Find oversaturation predicted by cubic model that is not seen in data. Find hinged magnitude scaling best
matches observations but note that this is somewhat unconservative and higher epistemic uncertainty at
these magnitudes because of lack of data.
- Try including anelastic attenuation term but find non-physical positive coefficients so remove it.
- Try including magnitude-dependent distance saturation but find similar predictions and no significant
impact on σ. Hence remove it to reduce number of coefficients.
- Do not consider effect of depth to top of rupture because of limited information.
- Find that a2, a5, a6 and a7 show little variation with T and hence make them period-independent
coefficients, which leads to smooth spectra.
- Find mechanism coefficients a8 and a9 are very similar for three distance metrics so use same coefficients
for rjb, repi and rhypo.
- Plot residuals, grouped into bins, w.r.t. Mw, R and V s,30. Intra-event residuals do not show trends.

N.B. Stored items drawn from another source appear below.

__global__ void __launch_bounds__(kBlock) ip_apply(void* cells, int* list_end, int* refs, const unsigned char* __restrict__ absorbs, int pass_tag,
                                                   const Int2* __restrict__ minfo, const int* __restrict__ nexts, const Int2* __restrict__ tile_prefix,
                                                   int slots, int* __restrict__ books, const Int2* __restrict__ pass_total, int capacity, int axis) {
    __shared__ int lds[kWaves];
    const int id4 = (blockIdx.x * kBlock + threadIdx.x) * kIpPer;
    const int* cursor = books;
    const int overflow = __hip_atomic_load(books + 3, __ATOMIC_RELAXED, __HIP_MEMORY_SCOPE_AGENT);
    if (overflow > 0 || (long long)*cursor + pass_total->a > (long long)capacity) {
        if (id4 == 0 && overflow <= 0) __hip_atomic_store(books + 3, -(1 + axis), __ATOMIC_RELAXED, __HIP_MEMORY_SCOPE_AGENT);
        return;
    }
    const uint32_t mine = id4 < slots ? ip_match4(ip_flags4(absorbs, id4, slots), pass_tag) : 0u;
    int m[4], total = 0;
    for (int c = 0; c < 4; c++) { m[c] = (mine & (1u << (8 * c))) ? minfo[id4 + c].a : 0; total += m[c]; }
    const int incl = wave_inclusive_scan(total);
    if (lane_id() == 63) lds[wave_id()] = incl;
    __syncthreads();
    if (!mine) return;
    int at = *cursor + tile_prefix[blockIdx.x].a + incl - total;
    for (int w = 0; w < wave_id(); w++) at += lds[w];
    for (int c = 0; c < 4; c++) {
        if (!(mine & (1u << (8 * c)))) continue;
        const int id = id4 + c, other = nexts[id];
        const CellRec a = ip_load(cells, list_end, id), n = ip_load(cells, list_end, other);
        write_union(refs + a.begin, a.end - a.begin, refs + n.begin, n.end - n.begin, refs + at, m[c]);
        CellFmt<true>::store(cells, id, min(n.lo, a.lo), at, max(n.hi, a.hi), 0);
        list_end[id] = at + m[c];
        reinterpret_cast<uint4*>(cells)[other] = make_uint4(kTombLo, 0u, 0u, uint32_t(id));
        at += m[c];
    }
}

__global__ void __launch_bounds__(kBlock) ip_mark(MergeK k, const Entry* __restrict__ entries, const void* __restrict__ cells, const unsigned char* __restrict__ absorbs,
                                                  int pass_tag, int slots, unsigned char* __restrict__ dirty, const Int2* __restrict__ pass_total,
                                                  const int* __restrict__ removed, int num_tiles, int* __restrict__ books ,
                                                  int* __restrict__ snap, size_t dstride) {
    __shared__ int lds[kWaves];
    const int id4 = (blockIdx.x * kBlock + threadIdx.x) * kIpPer;
    const int overflow = books[3];
    if (blockIdx.x == 0) {
        int gone = 0;
        for (int i = threadIdx.x; i < num_tiles; i += kBlock) gone += removed[i];
        gone = block_sum(gone, lds);
        if (threadIdx.x == 0) {
            if (overflow == 0) { books[0] += pass_total->a; books[1] -= pass_total->b; books[2] -= gone; }
            else if (overflow < 0) books[3] = -overflow;
            snap[0] = books[1]; snap[1] = books[2];
        }
    }
    __shared__ int list[kIpTile];
    __shared__ int count;
    const uint32_t mine = (overflow == 0 && id4 < slots) ? ip_match4(ip_flags4(absorbs, id4, slots), pass_tag) : 0u;
    const int n = ip_compact_tile(mine, id4, list, &count);
    for (int i = threadIdx.x; i < n; i += kBlock) {
        const int id = list[i];
        const CellRec cell = CellFmt<true>::load(cells, id);
        for (int axis = 0; axis < 3; axis++) {
            dirty[size_t(axis) * dstride + id] = 1;
            ivec3 p = cell.lo;
            if (axis == 0) p.x--; else if (axis == 1) p.y--; else p.z--;
            if (comp(p, axis) < 0) continue;
            dirty[size_t(axis) * dstride + ip_live(cells, int(lookup_entry(entries, k.shift, k.top, p)))] = 1;
        }
    }
}

__global__ void __launch_bounds__(kBlock) ip_live_sums(const void* __restrict__ cells, const int* __restrict__ list_end, int slots, Int2* __restrict__ sums, int num_tiles) {
    const int tile = blockIdx.x * kWaves + wave_id();
    if (tile >= num_tiles) return;
    Int2 s{0, 0};
    for (int c = 0; c < 4; c++) {
        const int i = tile * kMergeTile + c * 64 + lane_id();
        if (i < slots) {
            const uint4 v = reinterpret_cast<const uint4*>(cells)[i];
            if (!ip_is_tomb(v)) s = s + Int2{1, list_end[i] - int(v.w)};
        }
    }
    s = Int2{wave_sum(s.a), wave_sum(s.b)};
    if (lane_id() == 0) sums[tile] = s;
}
__global__ void __launch_bounds__(kBlock) ip_compact(const void* __restrict__ cells, const int* __restrict__ list_end, const int* __restrict__ refs, int slots,
                                                     const Int2* __restrict__ tile_prefix, Cell* __restrict__ out_cells, int* __restrict__ out_refs, int* __restrict__ new_ids) {
    __shared__ Int2 lds[kWaves];
    const int id = blockIdx.x * kBlock + threadIdx.x;
    uint4 v = make_uint4(kTombLo, 0u, 0u, 0u);
    if (id < slots) v = reinterpret_cast<const uint4*>(cells)[id];
    const bool live = id < slots && !ip_is_tomb(v);
    const int end = live ? list_end[id] : 0;
    const Int2 item = live ? Int2{1, end - int(v.w)} : Int2{0, 0};
    const Int2 incl = wave_inclusive_scan(item);
    if (lane_id() == 63) lds[wave_id()] = incl;
    __syncthreads();
    if (id >= slots) return;
    if (!live) { new_ids[id] = -1 - int(v.w); return; }
    Int2 at = tile_prefix[blockIdx.x];
    for (int w = 0; w < wave_id(); w++) at = at + lds[w];
    const int new_id = at.a + incl.a - 1, nb = at.b + incl.b - item.b;
    const CellRec c = CellFmt<true>::load(cells, id);
    CellFmt<false>::store(out_cells, new_id, c.lo, nb, c.hi, nb + item.b);
    for (int i = 0; i < item.b; i++) out_refs[nb + i] = refs[c.begin + i];
    new_ids[id] = new_id;
}
__global__ void __launch_bounds__(kBlock) ip_resolve_tombs(int* __restrict__ new_ids, int slots) {
    const int id = blockIdx.x * kBlock + threadIdx.x;
    if (id >= slots) return;
    int v = new_ids[id];
    if (v >= 0) return;
    int cur = -1 - v;
    for (;;) {
        const int w = __hip_atomic_load(new_ids + cur, __ATOMIC_RELAXED, __HIP_MEMORY_SCOPE_AGENT);
        if (w >= 0) { v = w; break; }
        cur = -1 - w;
    }
    new_ids[id] = v;
}

__global__ void __launch_bounds__(kBlock) widen_cells_kernel(const void* __restrict__ narrow, Cell* __restrict__ cells, const Int2* __restrict__ totals) {
    const int id = blockIdx.x * kBlock + threadIdx.x;
    if (id >= totals->a) return;
    CellRec c = CellFmt<true>::load(narrow, id);
    CellFmt<true>::finish(narrow, id, c);
    CellFmt<false>::store(cells, id, c.lo, c.begin, c.hi, c.end);
}

__global__ void __launch_bounds__(kBlock) remap_entries_kernel(uint32_t* __restrict__ entries, const int* __restrict__ new_cell_ids, int num_entries) {
    const int id = (blockIdx.x * kBlock + threadIdx.x) * 4;
    if (id >= num_entries) return;
    auto remap = [&](uint32_t e) { return (e & 3u) == 0 ? uint32_t(new_cell_ids[e >> 2]) << 2 : e; };
    if (id + 4 <= num_entries && lb_aligned16(entries + id)) {
        uint4* p = reinterpret_cast<uint4*>(entries + id);
        const uint4 e = *p;
        *p = make_uint4(remap(e.x), remap(e.y), remap(e.z), remap(e.w));
    } else {
        for (int i = id; i < min(id + 4, num_entries); i++) entries[i] = remap(entries[i]);
    }
}

}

Find model overestimates observations for V s,30 < 180m∕s and underestimates short-period motions
for V s,30 > 800m∕s. But note that data in these bins are sparse and poorly distributed. Inter-event
residuals suggest some bias for large magnitudes. Narrowing in residuals for large magnitudes could suggest
magnitude-dependent σ but note sparse data for Mw > 7. Decide not to model magnitude-dependent σ
since apparent dependency in residuals could be due to uncertain metadata (particularly Mw) for smaller
events and data from only handful of events for Mw > 6.5 leading to underestimation of true σ here.
- Note that σs for repi may underestimate true variability because of lack of data from Mw > 6 and
rjb < 15km for which the impact of using repi rather than rjb is largest.
- Note possible overprediction of motions for Mw < 5 based on comparisons to previous models.
- Note uncertainty in model beyond the data (Mw > 7.6) but believe that can be used up to Mw8 based
on comparisons to other models.
- Note that extrapolation to rjb > 200km can be done with some caution.